Toca firmar y pagar (la factura también daba miedo, pero ese es otro tema). El técnico le tiende a M. su bolígrafo y ella coge uno propio con disimulo. Luego pasa la tarjeta por el datáfono como si se acabara de pintar las uñas y marca las teclas del pin con aprensión. El técnico se va y M. se dedica a limpiar la tarjeta y el boli con alcohol. Mira la lavadora, que vuelve a sonreír con su boca redonda, y se da cuenta de que el hombre la ha dejado mal encastrada.
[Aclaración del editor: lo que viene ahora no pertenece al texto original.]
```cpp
#ifdef KH_TIMING
    long long t_ex = 0, t_prop = 0, t_part = 0, t_coll = 0;
    const long long t_all0 = clock64();
#endif
    for (int nr = u.n_begin, n_stop; nr < u.n_end; nr = n_stop) {
    kh_q2_load_tile(ops_k[0], N, wave, lane, a);
    kh_q2_load_tile(sq_k[0], N, wave, lane, b);
    eps_prev = 0.0;
    n_stop = (nr / KH_Q2_REFRESH + 1) * KH_Q2_REFRESH;
    n_stop = n_stop < u.n_end ? n_stop : u.n_end;
    for (int n = nr; n < n_stop; ++n) {
        const int par = n & 1;
        if constexpr (!ADJ) {
            if (n + 1 < nt - 1) load_chi(n + 1);
        }
#ifdef KH_TIMING
        const long long tq0 = clock64();
#endif
        cplx q1[8], q2[8];
        {
            double part[1] = {0.0};
            if (wave == 0) {
                part[0] = partial_total(par);
#ifndef KH_Q2_X_NOEXCH
                kh_exchange_publish(ex, n, k, 1, lane, part);
#endif
            }
            if constexpr (PREFETCH) {
#pragma unroll
                for (int j = 0; j < 8; ++j) {
                    q1[j] = s.h0[j * KH_Q2_THREADS + tid];
                    q2[j] = s.p0[j * KH_Q2_THREADS + tid];
                }
            }
            if constexpr (ADJ) {
                if (n + 1 < nt - 1) adjoint_side();
            }
            if (wave == 0) {
                double D[1];
#ifdef KH_Q2_X_NOEXCH
// ... 33 lines not shown
        dt_next = kh_uniform(dt_ld);
        guess_next = kh_uniform(guess_ld);
        shape_next = kh_uniform(shape_ld);
        if (k == 0 && tid == 0) u.opt[n] = eps;
        int nsub, m;
        kh_degree_cached((nrm0 + fabs(eps) * nrm1) * dt, s.deg, p.theta_max, p.inv_theta_max, dc, &nsub, &m);
        if (m != m_rows) {
            kh_q2_load_rows(p, s, m, tid);
            m_rows = m;
        }
        if constexpr (PREFETCH)
            kh_q2_advance_reg(eps, eps_prev, h1, q1, q2, a, b);
        else
            kh_q2_advance(s, tid, eps, eps_prev, h1, a, b);
        eps_prev = eps;
        stepw_next = kh_uniform(shape_next / lam);
        cplx *fw_out = nullptr;
        if constexpr (SO) fw_out = u.fw_store + ((size_t)k * nt + n) * N;
        if constexpr (ADJ) {
            if (n + 2 < nt - 1) load_chi(n + 2);
            auto epilogue = [&] {
                if (n + 1 < nt - 1) {
                    cplx ov = c_make(0.0, 0.0);
                    if (writer) c_fma_conj(ov, w, state);
                    const double v = KhQ2Lanes::writers_sum(u.mu_re * ov.y + u.mu_im * ov.x);
                    if (lane == 0) red[(n + 1) & 1][wave][0] = v;
                    if (n + 2 < nt - 1 && writer) s.chib[row] = chi;
                }
            };
#ifdef KH_Q2_X_NOPHASES
            epilogue();
            __syncthreads();
#else
            matvecs += kh_q2_expm_action(a, b, state, s.buf, s.sbuf, s.inv2, cur, fw_out, N, p.fre, p.fim, dt, nsub, m,
                                         p.q2_odd != 0, wave, lane, epilogue);
#endif
        } else {
            matvecs += kh_q2_expm_action(a, b, state, s.buf, s.sbuf, s.inv2, cur, fw_out, N, p.fre, p.fim, dt, nsub, m,
                                         p.q2_odd != 0, wave, lane, [] {});
        }
#ifdef KH_TIMING
        const long long tq2 = clock64();
        t_prop += tq2 - tq1;
#endif
        if constexpr (!ADJ) {
            if (n + 1 < nt - 1) {
                partial_pieces((n + 1) & 1);
                __syncthreads();
            }
        }
#ifdef KH_TIMING
        t_part += clock64() - tq2;
#endif
    }
    }
#ifdef KH_TIMING
    if (tid == 0 && k == 0 && p.stats != nullptr) {
        p.stats[1] = (double)t_ex;
        p.stats[2] = (double)t_prop;
        p.stats[3] = (double)t_coll;
    }
#endif
    if (wave == 0 && lane < N) {
        u.phi[(size_t)k * N + lane] = s.buf[cur][lane];
        if constexpr (SO) u.fw_store[((size_t)k * nt + u.n_end) * N + lane] = s.buf[cur][lane];
    }
    if (k == 0 && tid == 0) u.g_a[0] = g_a_loc;
    if (tid == 0 && p.stats != nullptr) atomicAdd(p.stats, matvecs);
}

__global__ void kh_q2_product(const cplx *__restrict__ X, const cplx *__restrict__ Y, cplx *__restrict__ C, int N,
                              int symmetrize)
#if KH_DEFINES(KH_TU_MAIN)
{
    for (int idx = blockIdx.x * blockDim.x + threadIdx.x; idx < N * N; idx += gridDim.x * blockDim.x) {
        const int i = idx / N, j = idx % N;
        cplx acc = c_make(0.0, 0.0);
        for (int q = 0; q < N; ++q) c_fma(acc, X[(size_t)i * N + q], Y[(size_t)q * N + j]);
        if (symmetrize)
            for (int q = 0; q < N; ++q) c_fma(acc, Y[(size_t)i * N + q], X[(size_t)q * N + j]);
        C[idx] = acc;
    }
}
#else
    ;
#endif
```

### krotov_amd/csrc/krotov_hip.hip

```cpp
#include <hip/hip_runtime.h>

#include <cxxabi.h>
#include <dlfcn.h>

#include <cmath>
#include <cstdarg>
#include <cstdio>
#include <cstdlib>
#include <algorithm>
#include <atomic>
#include <climits>
#include <cstring>
#include <deque>
#include <map>
#include <mutex>
#include <set>
#include <string>
#include <tuple>
#include <type_traits>
#include <utility>
#include <vector>

#include "../../include/krotov_hip.h"
#include "kh_common.h"
// ... 2979 lines not shown

extern "C" int kh_last_stats(kh_engine *e, double stats[4]) {
    if (e == nullptr || stats == nullptr) return kh_fail(KH_ERR_INVALID, "null argument");
    double d[4] = {0, 0, 0, 0};
    KH_HIP(hipMemcpy(d, e->d_stats, sizeof(d), hipMemcpyDeviceToHost));
    stats[0] = d[0];
    stats[1] = e->last_intervals;
    stats[2] = e->last_wgs;
    stats[3] = 0.0;
#ifdef KH_TIMING
    stats[0] = d[0];
    stats[1] = d[1];
    stats[2] = d[2];
    stats[3] = d[3];
    if (getenv("KH_TRACE")) {
        double tr[64];
        KH_HIP(hipMemcpy(tr, e->d_stats + 4, sizeof(tr), hipMemcpyDeviceToHost));
        fprintf(stderr, "KH_TRACE (cycles since the interval's start):");
        for (int i = 0; i < 64 && (i == 0 || tr[i] != 0.0); ++i) fprintf(stderr, " %d:%.0f", i, tr[i] - tr[0]);
        fprintf(stderr, "\n");
        unsigned int ab[2] = {0, 0};
        KH_HIP(hipMemcpy(ab, e->d_abort, sizeof(ab), hipMemcpyDeviceToHost));
        fprintf(stderr, "KH_TRACE polling rounds of workgroup 0 since the engine was created: %u\n", ab[1]);
        fprintf(stderr, "KH_TRACE raw [16..31]:");
        for (int i = 16; i < 32; ++i) fprintf(stderr, " %.0f", tr[i]);
        fprintf(stderr, "\n");
    }
#endif
    return KH_OK;
}

extern "C" int32_t kh_ell_rows_of(int32_t N) { return N >= 1 && N <= KH_ELL_NMAX ? kh_ell_rows(N) : 0; }

static int ell_layout(int32_t N, int32_t n_ops, const kh_csr *ops_host, int32_t *E_out, int32_t *Ec_out, int32_t *off_out,
                      kh_cdouble *vals_out, int32_t E_cap, bool global) {
    if (ops_host == nullptr || E_out == nullptr || Ec_out == nullptr || n_ops < 1 || N < 1)
        return kh_fail(KH_ERR_INVALID, "bad argument");
    const int nmax = global ? KH_ELLG_NMAX : KH_ELL_NMAX;
    if (N > nmax) return kh_fail(KH_ERR_UNSUPPORTED, "N = %d: the padded row form serves N <= %d", N, nmax);
    std::vector<HostCsr> host(n_ops);
    std::vector<const HostCsr *> ptrs(n_ops, nullptr);
    for (int o = 0; o < n_ops; ++o) {
        if (ops_host[o].data == nullptr) continue;
        if (!canonical_csr(ops_host[o].indptr, ops_host[o].indices, (const cplx *)ops_host[o].data, ops_host[o].nnz, N, host[o]))
            return kh_fail(KH_ERR_INVALID, "operator %d: inconsistent CSR arrays", o);
        ptrs[o] = &host[o];
    }
    std::vector<int> off;
    std::vector<cplx> vals;
    int E = 0, Ec = 0;
    if (!build_ell_host(ptrs, N, off, vals, E, Ec, global, global))
        return kh_fail(KH_ERR_UNSUPPORTED, "rows wider than the kernels' register budget (%d entries for N = %d)", kh_ell_emax(N), N);
    *E_out = E;
    *Ec_out = Ec;
    if (off_out != nullptr || vals_out != nullptr) {
        if (E_cap < E) return kh_fail(KH_ERR_INVALID, "E_cap = %d < E = %d", E_cap, E);
        if (off_out != nullptr) memcpy(off_out, off.data(), sizeof(int) * off.size());
        if (vals_out != nullptr) memcpy(vals_out, vals.data(), sizeof(cplx) * vals.size());
    }
    return KH_OK;
}

extern "C" int kh_ell_layout(int32_t N, int32_t n_ops, const kh_csr *ops_host, int32_t *E_out, int32_t *Ec_out, int32_t *off_out,
                             kh_cdouble *vals_out, int32_t E_cap) {
    return ell_layout(N, n_ops, ops_host, E_out, Ec_out, off_out, vals_out, E_cap, false);
}
// ... 6 lines not shown
```

Baseline: 69.16 million.

## Use 16-row lane map with DPP broadcast dot in backward q2 sweep

Adds an alternative lane-to-matrix mapping for the q2 sweep kernel. Each wave handles 16 rows, and the row dot product broadcasts one x element per lane across the DPP row with v_fmac_f64_dpp, using an MFMA 4x4 row sum. The vector buffers are split into two halves that are summed on read. This replaces the 8 LDS reads per lane in each matvec with a single read plus register broadcasts. The new mapping is used only for the backward direction by default, and it adds inline assembly, extra LDS space and a two-half buffer layout that the other kernels must index as [0].

```diff
diff --git a/include/krotov_hip.h b/include/krotov_hip.h
--- a/include/krotov_hip.h
+++ b/include/krotov_hip.h
@@ -181,6 +181,8 @@
 
 int kh_debug_launched(int32_t which, char *buf, int32_t cap);
 
+int kh_debug_q2_lane_map(int32_t wave, int32_t lane, int32_t *out );
+
 #ifdef __cplusplus
 }
 #endif
diff --git a/krotov_amd/_lib.py b/krotov_amd/_lib.py
--- a/krotov_amd/_lib.py
+++ b/krotov_amd/_lib.py
@@ -121,6 +121,7 @@
     'kh_series_tables_odd': (ctypes.c_int, [ctypes.c_double, ctypes.POINTER(ctypes.c_double),
                                             ctypes.POINTER(ctypes.c_double), ctypes.POINTER(ctypes.c_double)]),
     'kh_ell_rows_of': (ctypes.c_int32, [ctypes.c_int32]),
+    'kh_debug_q2_lane_map': (ctypes.c_int, [ctypes.c_int32, ctypes.c_int32, ctypes.POINTER(ctypes.c_int32)]),
     'kh_ell_layout': (ctypes.c_int, [ctypes.c_int32, ctypes.c_int32, _P, ctypes.POINTER(ctypes.c_int32),
                                      ctypes.POINTER(ctypes.c_int32), _P, _P, ctypes.c_int32]),
     'kh_ell_layout_global': (ctypes.c_int, [ctypes.c_int32, ctypes.c_int32, _P, ctypes.POINTER(ctypes.c_int32),
diff --git a/krotov_amd/csrc/kh_tile64.h b/krotov_amd/csrc/kh_tile64.h
--- a/krotov_amd/csrc/kh_tile64.h
+++ b/krotov_amd/csrc/kh_tile64.h
@@ -31,6 +31,37 @@
 };
 typedef KhLanes<false> KhTileLanes;
 
+struct KhLanesR16 {
+    static __host__ __device__ __forceinline__ int half(int wave) { return wave & 1; }
+    static __host__ __device__ __forceinline__ int row_in(int wave, int lane) { return 16 * (wave >> 1) + (lane & 15); }
+    static __host__ __device__ __forceinline__ int col0(int wave, int lane) { return 8 * ((lane >> 4) + 4 * (wave & 1)); }
+    static __host__ __device__ __forceinline__ int x_index(int wave, int lane) { return col0(wave, lane) + (lane & 7); }
+    static __host__ __device__ __forceinline__ int landing_lane(int lane) { return 16 * (lane & 3) + 4 * ((lane >> 2) & 3); }
+    static __host__ __device__ __forceinline__ int row_out(int wave, int lane) {
+        return 16 * (wave >> 1) + 4 * ((lane >> 2) & 3) + (lane >> 4);
+    }
+    static __host__ __device__ __forceinline__ bool writer(int lane) { return (lane & 3) == 0; }
+    static __device__ __forceinline__ double rowsum(double v, double scale) {
+        return __builtin_amdgcn_mfma_f64_4x4x4f64(v, scale, 0.0, 0, 0, 0);
+    }
+#define KH_R16_FMAC(J, RE, IM)                                                           \
+    "v_fmac_f64_dpp %0, %2, %" #RE " row_newbcast:" #J " row_mask:0xf bank_mask:0xf\n\t"  \
+    "v_fmac_f64_dpp %1, %3, %" #RE " row_newbcast:" #J " row_mask:0xf bank_mask:0xf\n\t"  \
+    "v_fmac_f64_dpp %0, -%3, %" #IM " row_newbcast:" #J " row_mask:0xf bank_mask:0xf\n\t" \
+    "v_fmac_f64_dpp %1, %2, %" #IM " row_newbcast:" #J " row_mask:0xf bank_mask:0xf\n\t"
+    static __device__ __forceinline__ void dot8(cplx &acc, const cplx (&t)[8], cplx x) {
+        asm("s_nop 1\n\t"
+            KH_R16_FMAC(0, 4, 5) KH_R16_FMAC(1, 6, 7) KH_R16_FMAC(2, 8, 9) KH_R16_FMAC(3, 10, 11)
+            KH_R16_FMAC(4, 12, 13) KH_R16_FMAC(5, 14, 15) KH_R16_FMAC(6, 16, 17) KH_R16_FMAC(7, 18, 19)
+            "s_nop 1"
+            : "+v"(acc.x), "+v"(acc.y)
+            : "v"(x.x), "v"(x.y), "v"(t[0].x), "v"(t[0].y), "v"(t[1].x), "v"(t[1].y), "v"(t[2].x), "v"(t[2].y),
+              "v"(t[3].x), "v"(t[3].y), "v"(t[4].x), "v"(t[4].y), "v"(t[5].x), "v"(t[5].y), "v"(t[6].x), "v"(t[6].y),
+              "v"(t[7].x), "v"(t[7].y));
+    }
+#undef KH_R16_FMAC
+};
+
 template <int RPT>
 struct KhTile {
     static constexpr int THREADS = 512 / RPT;
diff --git a/krotov_amd/csrc/kh_tile64q2.h b/krotov_amd/csrc/kh_tile64q2.h
--- a/krotov_amd/csrc/kh_tile64q2.h
+++ b/krotov_amd/csrc/kh_tile64q2.h
@@ -12,12 +12,39 @@
 #endif
 #define KH_Q2_TILE_ELEMS (8 * KH_Q2_THREADS)
 
+#ifdef KH_Q2_LDS_BROADCAST
+constexpr bool KH_Q2_R16 = false;
+#else
+constexpr bool KH_Q2_R16 = true;
+#endif
+
+template <bool R16>
+struct KhQ2Map;
+template <>
+struct KhQ2Map<false> {
+    static __device__ __forceinline__ int half(int) { return 0; }
+    static __device__ __forceinline__ int row_in(int wave, int lane) { return wave * 8 + KhQ2Lanes::row_in(lane); }
+    static __device__ __forceinline__ int col(int, int lane, int j) { return KhQ2Lanes::cg(lane) + 8 * j; }
+    static __device__ __forceinline__ int row_out(int wave, int lane) { return wave * 8 + KhQ2Lanes::row_out(lane); }
+    static __device__ __forceinline__ bool writer(int lane) { return (lane & 7) == 0; }
+    static __device__ __forceinline__ double rowsum(double v, double scale) { return KhQ2Lanes::rowsum(v, scale); }
+};
+template <>
+struct KhQ2Map<true> {
+    static __device__ __forceinline__ int half(int wave) { return KhLanesR16::half(wave); }
+    static __device__ __forceinline__ int row_in(int wave, int lane) { return KhLanesR16::row_in(wave, lane); }
+    static __device__ __forceinline__ int col(int wave, int lane, int j) { return KhLanesR16::col0(wave, lane) + j; }
+    static __device__ __forceinline__ int row_out(int wave, int lane) { return KhLanesR16::row_out(wave, lane); }
+    static __device__ __forceinline__ bool writer(int lane) { return KhLanesR16::writer(lane); }
+    static __device__ __forceinline__ double rowsum(double v, double scale) { return KhLanesR16::rowsum(v, scale); }
+};
+
 struct KhQ2Lds {
     cplx *h0;
     cplx *p0;
-    cplx (*buf)[KH_TILE_N];
+    cplx (*buf)[2][KH_TILE_N];
     cplx *chib;
-    cplx *sbuf;
+    cplx (*sbuf)[KH_TILE_N];
     double *red;
     double *D;
     double2 *inv2;
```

Después de esta pequeña batalla, sigo dándole vueltas a lo de los miedos irracionales. En realidad, todos los miedos lo son, incluso los que están justificados. Se parece mi miedo de niña a ser succionada por la aspiradora a mi miedo de adulta a tocar un datáfono sucio. Es la amenaza fantasma, el lado oscuro que pasa desapercibido. Entre amigas, nos contamos estas historias como válvulas de escape, porque nos sirven, como los relatos, para acotar esos miedos, envolverlos en forma de cuento y guardarlos de nuevo en la cajita de la que salieron.

¿Situación actual? 56.188 casos confirmados de COVID-10 en España, 245.039 en Europa y 416.686 en el mundo. En Star Wars, después de La amenaza fantasma, viene El ataque de los clones. Yo ahí lo dejo.